Why the Cubs Are Suddenly Struggling — And Why the Brewers Keep Exposing It
The Cubs still look like a contender in the standings. But if you've watched the past week — especially against Milwaukee — you already know something feels off.
The Cubs offense has stalled, the pitching hasn't closed the door, and the Brewers have taken full advantage. This isn't just a bad week — it's a combination of issues all hitting at once. Six things to know about why the cracks are showing now, and why Milwaukee is the worst possible opponent for the moment.
1. The Offense Has Gone Cold
Earlier in the season, the Cubs had one of the most balanced and dangerous lineups in baseball. Lately, they've struggled to generate consistent production:
- Low batting average across recent games
- Minimal power output, even from the middle of the order
- Missed opportunities with runners in scoring position
Instead of constant pressure, the offense feels streaky — capable of flashes, but not sustained rallies. The kind of lineup that lives off back-to-back-to-back contact has gone quiet, and when contact isn't translating to runs, the whole identity of the team softens.
2. A Streaky Team Has Hit a Down Cycle
The 2026 Cubs have been defined by extreme highs and lows:
- Multiple long winning streaks earlier in the year
- Followed by sudden, sharp losing stretches
This is the cold half of that pattern. Against most teams, you can ride it out and let regression do its work. Against the Brewers, that's a luxury you don't get.
3. Brewers Pitching Is the Perfect Counter
Milwaukee's biggest advantage is simple: pitching.
- High-strikeout starters who don't give away free at-bats
- Bullpen depth that can absorb innings without dropoff
- An organizational ability to limit big innings — they bend, they don't break
The Cubs rely on grinding out at-bats and building innings. The Brewers shut that down with swing-and-miss stuff and efficient pitch counts. It's a stylistic mismatch that doesn't favor Chicago at the best of times — and these aren't the best of times.
It's a stylistic mismatch that doesn't favor Chicago at the best of times — and these aren't the best of times.
4. Cubs Starters Aren't Finishing Innings
Chicago's starters haven't been bad. They just haven't been dominant. The difference matters:
- Too many long innings stretching into the 25-30 pitch range
- Missed put-away pitches with two strikes
- Early exits forcing extra bullpen workload night after night
Against a disciplined lineup like Milwaukee's, those extra pitches add up fast. By the time the bullpen comes in, it's already tired from the previous game.

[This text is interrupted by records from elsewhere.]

static int run_bwd_fused16_x3(BwdFusedArgs a, float* dw, float* db, void* ws, size_t ws_bytes, int cout, int cin, int accumulate, bool query,
                              size_t* need, hipStream_t stream, bool dense_grads) {
    constexpr int KS = 3, NTX = 2, MT_PITCH = 14;
    if (cout != 20 || cin != 20) return MIL_ERR_UNSUPPORTED;
    mil_geom_tiles(a.g, 8);
    if (a.g.tw_log2 != 4 || a.g.th_log2 != 4 || a.g.ti_log2 != 0 || a.g.H >= 1024 || a.g.W >= 1024) return MIL_ERR_UNSUPPORTED;
    constexpr int A_PLANE = 16 + 18 * 18 * 48, X_PLANE = 256 * 48, W_BYTES = MIL_K20_STEPS * NTX * 64 * 32;
    constexpr int lds = 2 * A_PLANE + W_BYTES + 2 * X_PLANE + 64;
    const int gpx = dense_grads ? 80 : 96, xpx = 96;
    const size_t img_bytes = (size_t)a.g.H * a.g.W * 96;
    int chunk = mil_imgs_under_2g(img_bytes);
    if (chunk >= 16) chunk &= ~15;
    const int n_total = a.g.n_img;
    if (chunk < n_total) { a.g.n_img = chunk; a.g.n_groups = chunk; }
    const int ntiles = a.g.n_groups * a.g.tiles_y * a.g.tiles_x;
    auto pick = [](bool add, bool mask) {
        return add ? (mask ? conv_bwd_fused16x3_kernel<true, true> : conv_bwd_fused16x3_kernel<true, false>)
                   : (mask ? conv_bwd_fused16x3_kernel<false, true> : conv_bwd_fused16x3_kernel<false, false>);
    };
    auto kern = pick(a.addend != nullptr, a.apply_mask != 0);
    static std::atomic<unsigned long long> attr_set{0};
    if (mil_device_needs(attr_set)) {
        for (int v = 0; v < 4; ++v)
            if (hipFuncSetAttribute(reinterpret_cast<const void*>(pick(v & 1, v & 2)), hipFuncAttributeMaxDynamicSharedMemorySize, lds) != hipSuccess)
                return MIL_ERR_LAUNCH;
        mil_device_done(attr_set);
    }
    int per_cu = 3;
    for (int v = 0; v < 4; ++v) {
        const int o = mil_resident_per_cu(pick(v & 1, v & 2), lds, 3, 256);
        per_cu = o < per_cu ? o : per_cu;
    }
    int grid = mil_num_cus() * per_cu;
    if (grid > ntiles) grid = ntiles;
    const size_t slab_elems = (size_t)(MT_PITCH + 1) * 16 * NTX * 16;
    const size_t bytes = slab_elems * grid * sizeof(float);
    if (query) { *need = bytes; return MIL_OK; }
    if (!ws || ws_bytes < bytes) return MIL_ERR_ARG;
    a.slab = (float*)ws;
    a.lds_w_off = 2 * A_PLANE; a.lds_x_off = 2 * A_PLANE + W_BYTES; a.lds_dump_off = 2 * A_PLANE + W_BYTES + 2 * X_PLANE;
    a.lds_a2_off = 0; a.lds_x2_off = 0;
    if (grid <= 0) return MIL_OK;
    const BwdFusedArgs a0 = a;
    for (int i0 = 0; i0 < n_total; i0 += chunk) {
        const int n = n_total - i0 < chunk ? n_total - i0 : chunk;
        BwdFusedArgs c = a0;
        c.g.n_img = n; c.g.n_groups = n;
        c.ntiles = n * c.g.tiles_y * c.g.tiles_x;
        const size_t px0 = (size_t)i0 * a.g.H * a.g.W, npx = (size_t)n * a.g.H * a.g.W;
        c.dz = a0.dz + px0 * gpx / 2; c.x = a0.x + px0 * xpx / 2; c.dx = a0.dx + px0 * gpx / 2;
        if (a0.addend) c.addend = a0.addend + px0 * gpx / 2;
        c.z_bytes = (unsigned)(npx * gpx); c.g_bytes = (unsigned)(npx * gpx); c.x_bytes = (unsigned)(npx * xpx);
        c.gpx = gpx; c.xpx = xpx;
        const int gr = grid < c.ntiles ? grid : c.ntiles;
#ifdef MIL_STAMP
        static MilStampBuf sb;
        c.stamp = sb.get((size_t)gr * 4 * 10);
#endif
        hipLaunchKernelGGL(kern, dim3(gr), dim3(256), lds, stream, c);
        MIL_CHECK_LAUNCH();
#ifdef MIL_STAMP
        static const char* const ph[8] = {"barrier-top", "commit", "barrier-vis", "fetch-issue", "dgrad", "epilogue", "addend-issue", "wgrad"};
        sb.report(a0.addend ? "conv_bwd_fused16x3_kernel<ADD>" : "conv_bwd_fused16x3_kernel", gr, 4, 8, ph, stream);
#endif
        MilReduceJob j{};
        j.slab = (const float*)ws; j.nslab = gr; j.slab_elems = slab_elems; j.slab_cols = NTX * 16;
        j.dw = dw; j.db = db; j.cout = cout; j.cin = cin; j.ks = KS; j.kind = 1;
        j.cinp = 20; j.n_rows = KS * KS * 20; j.bias_off = (KS * KS / 2) * 20 * NTX * 16 + 23; j.bias_stride = NTX * 16;
        j.accumulate = (i0 > 0) ? 1 : accumulate;
        mil_reduce_or_defer(j, stream, chunk >= n_total);
        MIL_CHECK_LAUNCH();
    }
    return MIL_OK;
}

static int bwd_fused_entry(const void* dz, const void* wpack, const void* x, const void* addend, void* dx, float* dw,
                           float* db, void* ws, size_t ws_bytes, int n_img, int H, int W, int cout, int cin, int ks,
                           int pad, int apply_mask, int accumulate, float slope, int dtype, bool query, size_t* need, void* stream) {
    const bool dense_grads = dtype == MIL_DT_BF16_DGRAD || dtype == MIL_DT_F32S_DGRAD;
    if ((dtype != MIL_DT_BF16 && !dense_grads && dtype != MIL_DT_F32S) || ks != 3 || pad != 1) return MIL_ERR_UNSUPPORTED;
    if (n_img <= 0 || H <= 0 || W <= 0) return MIL_ERR_ARG;
    if (slope <= 0.f || slope >= 1.f) return MIL_ERR_UNSUPPORTED;
    BwdFusedArgs a{};
    a.dz = (const __bf16*)dz; a.w = (const __bf16*)wpack; a.x = (const __bf16*)x; a.addend = (const __bf16*)addend;
    a.dx = (__bf16*)dx; a.apply_mask = apply_mask; a.slope = slope;
    a.g.n_img = n_img; a.g.H = H; a.g.W = W; a.g.Ho = H; a.g.Wo = W; a.g.ks = ks; a.g.stride = 1; a.g.pad = pad; a.g.zins = 0;
    const int czp = mil_cpad(cout), cxp = mil_cpad(cin);
    hipStream_t st = reinterpret_cast<hipStream_t>(stream);
    if (dtype == MIL_DT_F32S || dtype == MIL_DT_F32S_DGRAD) {
        if (czp != 24 || cxp != 24) return MIL_ERR_UNSUPPORTED;
        const int rc = run_bwd_fused16_x3(a, dw, db, ws, ws_bytes, cout, cin, accumulate, query, need, st, dense_grads);
        if (rc != MIL_ERR_UNSUPPORTED || dense_grads) return rc;
        return run_bwd_fused<F32S, 24, 2, 3, 8>(a, dw, db, ws, ws_bytes, cout, cin, accumulate, query, need, st);
    }
    if (czp == 24 && cxp == 24) return run_bwd_fused<BF16, 24, 2, 3, 8>(a, dw, db, ws, ws_bytes, cout, cin, accumulate, query, need, st, dense_grads);
    if (dense_grads) return MIL_ERR_UNSUPPORTED;
    if (czp == 40 && cxp == 40) return run_bwd_fused<BF16, 40, 3, 3, 8>(a, dw, db, ws, ws_bytes, cout, cin, accumulate, query, need, st);
    if (czp == 64 && cxp == 64) return run_bwd_fused<BF16, 64, 4, 3, 8>(a, dw, db, ws, ws_bytes, cout, cin, accumulate, query, need, st);
    return MIL_ERR_UNSUPPORTED;
}
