class WalkPlan:

    def __init__(self, sampler, trees, sample_num, for_d, max_path):
        import torch
        dev, g = sampler.device, sampler.g
        R = int(trees.roots.shape[0])
        self.trees, self.for_d, self.max_path, self.n_roots = trees, bool(for_d), int(max_path), R
        if isinstance(sample_num, int):
            self.walk_ptr = torch.arange(R + 1, dtype=torch.int64, device=dev) * sample_num
            self.n_walks = R * sample_num
        else:
            self.walk_ptr = torch.zeros(R + 1, dtype=torch.int64, device=dev)
            self.walk_ptr[1:] = torch.cumsum(sample_num.to(torch.int64), 0)
            self.n_walks = int(self.walk_ptr[-1].item())
        nw = self.walk_ptr[1:] - self.walk_ptr[:-1]
        self.walk_slot = torch.repeat_interleave(torch.arange(R, dtype=torch.int32, device=dev), nw,
                                                 output_size=self.n_walks) if self.n_walks else None
        r = trees.roots.long()
        self.rq_ptr = torch.zeros(R + 1, dtype=torch.int64, device=dev)
        self.rq_ptr[1:] = torch.cumsum(g.indptr[r + 1] - g.indptr[r], 0)
        self.nq = int(self.rq_ptr[-1].item())
        nq = max(self.nq, 1)
        self.root_q = torch.empty(nq, dtype=torch.float64, device=dev)
        self.root_sc = torch.empty(nq, dtype=torch.float32, device=dev)
        self._s1 = None
        self._order = None
        W = max(self.n_walks, 1)
        i32 = lambda *s: torch.empty(s, dtype=torch.int32, device=dev)
        self.samples, self.status, self.first_edge, self.wsteps, self.wsuml = i32(W), i32(W), i32(W), i32(W), i32(W)
        self.paths = i32(W, max_path) if max_path > 0 else None
        self.path_len = i32(W) if max_path > 0 else None
        self.root_ok = torch.zeros(max(R, 1), dtype=torch.int32, device=dev)
        self.counters = torch.zeros(16, dtype=torch.int64, device=dev)
        self.row_ptr = torch.empty(R + 1, dtype=torch.int64, device=dev)
        self.n_rows = torch.zeros(1, dtype=torch.int64, device=dev)
        self.rows = [i32(max(2 * self.n_walks, 1)) for _ in range(3)] if for_d else None


    def start_order(self, sampler):
        if self._order is None and self.n_walks > 0 and self.nq > 0:
            torch, g, dev = sampler.torch, sampler.g, sampler.device
            R = self.n_roots
            deg_r = self.rq_ptr[1:] - self.rq_ptr[:-1]
            slot = torch.repeat_interleave(torch.arange(R, dtype=torch.int64, device=dev), deg_r, output_size=self.nq)
            ent = g.indptr[self.trees.roots.long()[slot]] + (torch.arange(self.nq, dtype=torch.int64, device=dev) - self.rq_ptr[slot])
            c = g.adj[ent].long()
            key = torch.zeros(R, dtype=torch.int64, device=dev).scatter_reduce_(0, slot, g.indptr[c + 1] - g.indptr[c], "amax")
            perm = torch.argsort(key, descending=True, stable=True)
            nw = (self.walk_ptr[1:] - self.walk_ptr[:-1])[perm]
            first = torch.cumsum(nw, 0) - nw
            base = torch.repeat_interleave(self.walk_ptr[:-1][perm] - first, nw, output_size=self.n_walks)
            self._order = (base + torch.arange(self.n_walks, dtype=torch.int64, device=dev)).to(torch.int32)
        return self._order

    def flat_buffer(self, sampler):
        key = (sampler.flat_steps, sampler.hub_threshold)
        if getattr(self, "_flat_key", None) != key:
            nbytes = C.c_int64(0)
            _cabi.check(sampler.lib.gg_walk_flat_bytes(self.n_walks, sampler.hub_threshold, sampler.flat_steps, C.byref(nbytes)),
                        "gg_walk_flat_bytes")
            self._flat = sampler.torch.empty(max(nbytes.value, 16), dtype=sampler.torch.uint8, device=sampler.device)
            self._flat_key = key
        return self._flat

    def depth1_buffers(self, sampler):
        if self._s1 is None:
            torch, g, dev = sampler.torch, sampler.g, sampler.device
            deg_r = self.rq_ptr[1:] - self.rq_ptr[:-1]
            slot = torch.repeat_interleave(torch.arange(self.n_roots, dtype=torch.int32, device=dev), deg_r, output_size=self.nq)
            r = self.trees.roots.long()[slot.long()]
            ent = g.indptr[r] + (torch.arange(self.nq, dtype=torch.int64, device=dev) - self.rq_ptr[slot.long()])
            c = g.adj[ent].long()
            ptr_ = torch.zeros(self.nq + 1, dtype=torch.int64, device=dev)
            ptr_[1:] = torch.cumsum(g.indptr[c + 1] - g.indptr[c] + 1, 0)
            total = max(int(ptr_[-1].item()), 1)
            i32 = lambda k: torch.empty(max(k, 1), dtype=torch.int32, device=dev)
            order = torch.argsort(g.indptr[c + 1] - g.indptr[c], descending=True, stable=True).to(torch.int32)
            self._s1 = dict(slot=slot, ptr=ptr_, cnt=i32(self.nq), n=i32(self.nq), ids=i32(total), order=order,
                            q=torch.empty(total, dtype=torch.float64, device=dev), first=i32(self.n_walks))
        return self._s1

5. Bullpen Roles Still Feel Unsettled
Injuries and constant adjustments have prevented the Cubs from locking in their late-inning roles:
- No clearly dominant closer
- Frequent pitcher rotations through high-leverage spots
- Inconsistent late-game execution when the lead is small
That lack of stability becomes a major issue in close games — and close games are where the Brewers thrive. They don't need to blow you out. They just need to keep it tight until the seventh.
6. The Brewers Have the Edge — Mentally and Matchup-Wise
Milwaukee has had recent success in this rivalry, including key wins and strong head-to-head results. Combined with their current momentum, they're playing with the confidence of a team that knows it can win these games. The Cubs are pressing to get back on track. That's a meaningful psychological gap, and it shows up in close-and-late at-bats.
The Final Take
The Cubs aren't collapsing — they're correcting. But they're correcting through a stretch where multiple problems are firing at once:
- Cold offense
- Inconsistent starting pitching
- Unsettled bullpen
- A tough matchup against elite pitching
Against most teams, that combination would still produce wins. Against the Brewers, it produces exactly what we've been watching.
If the Cubs want to turn things around, it starts with getting back to what made them successful earlier this season: consistent at-bats, starting pitchers who finish their innings, and defined bullpen roles. None of those are quick fixes. But none of them are season-ending problems either. The standings still look fine. The next two weeks will tell us whether that's a misread.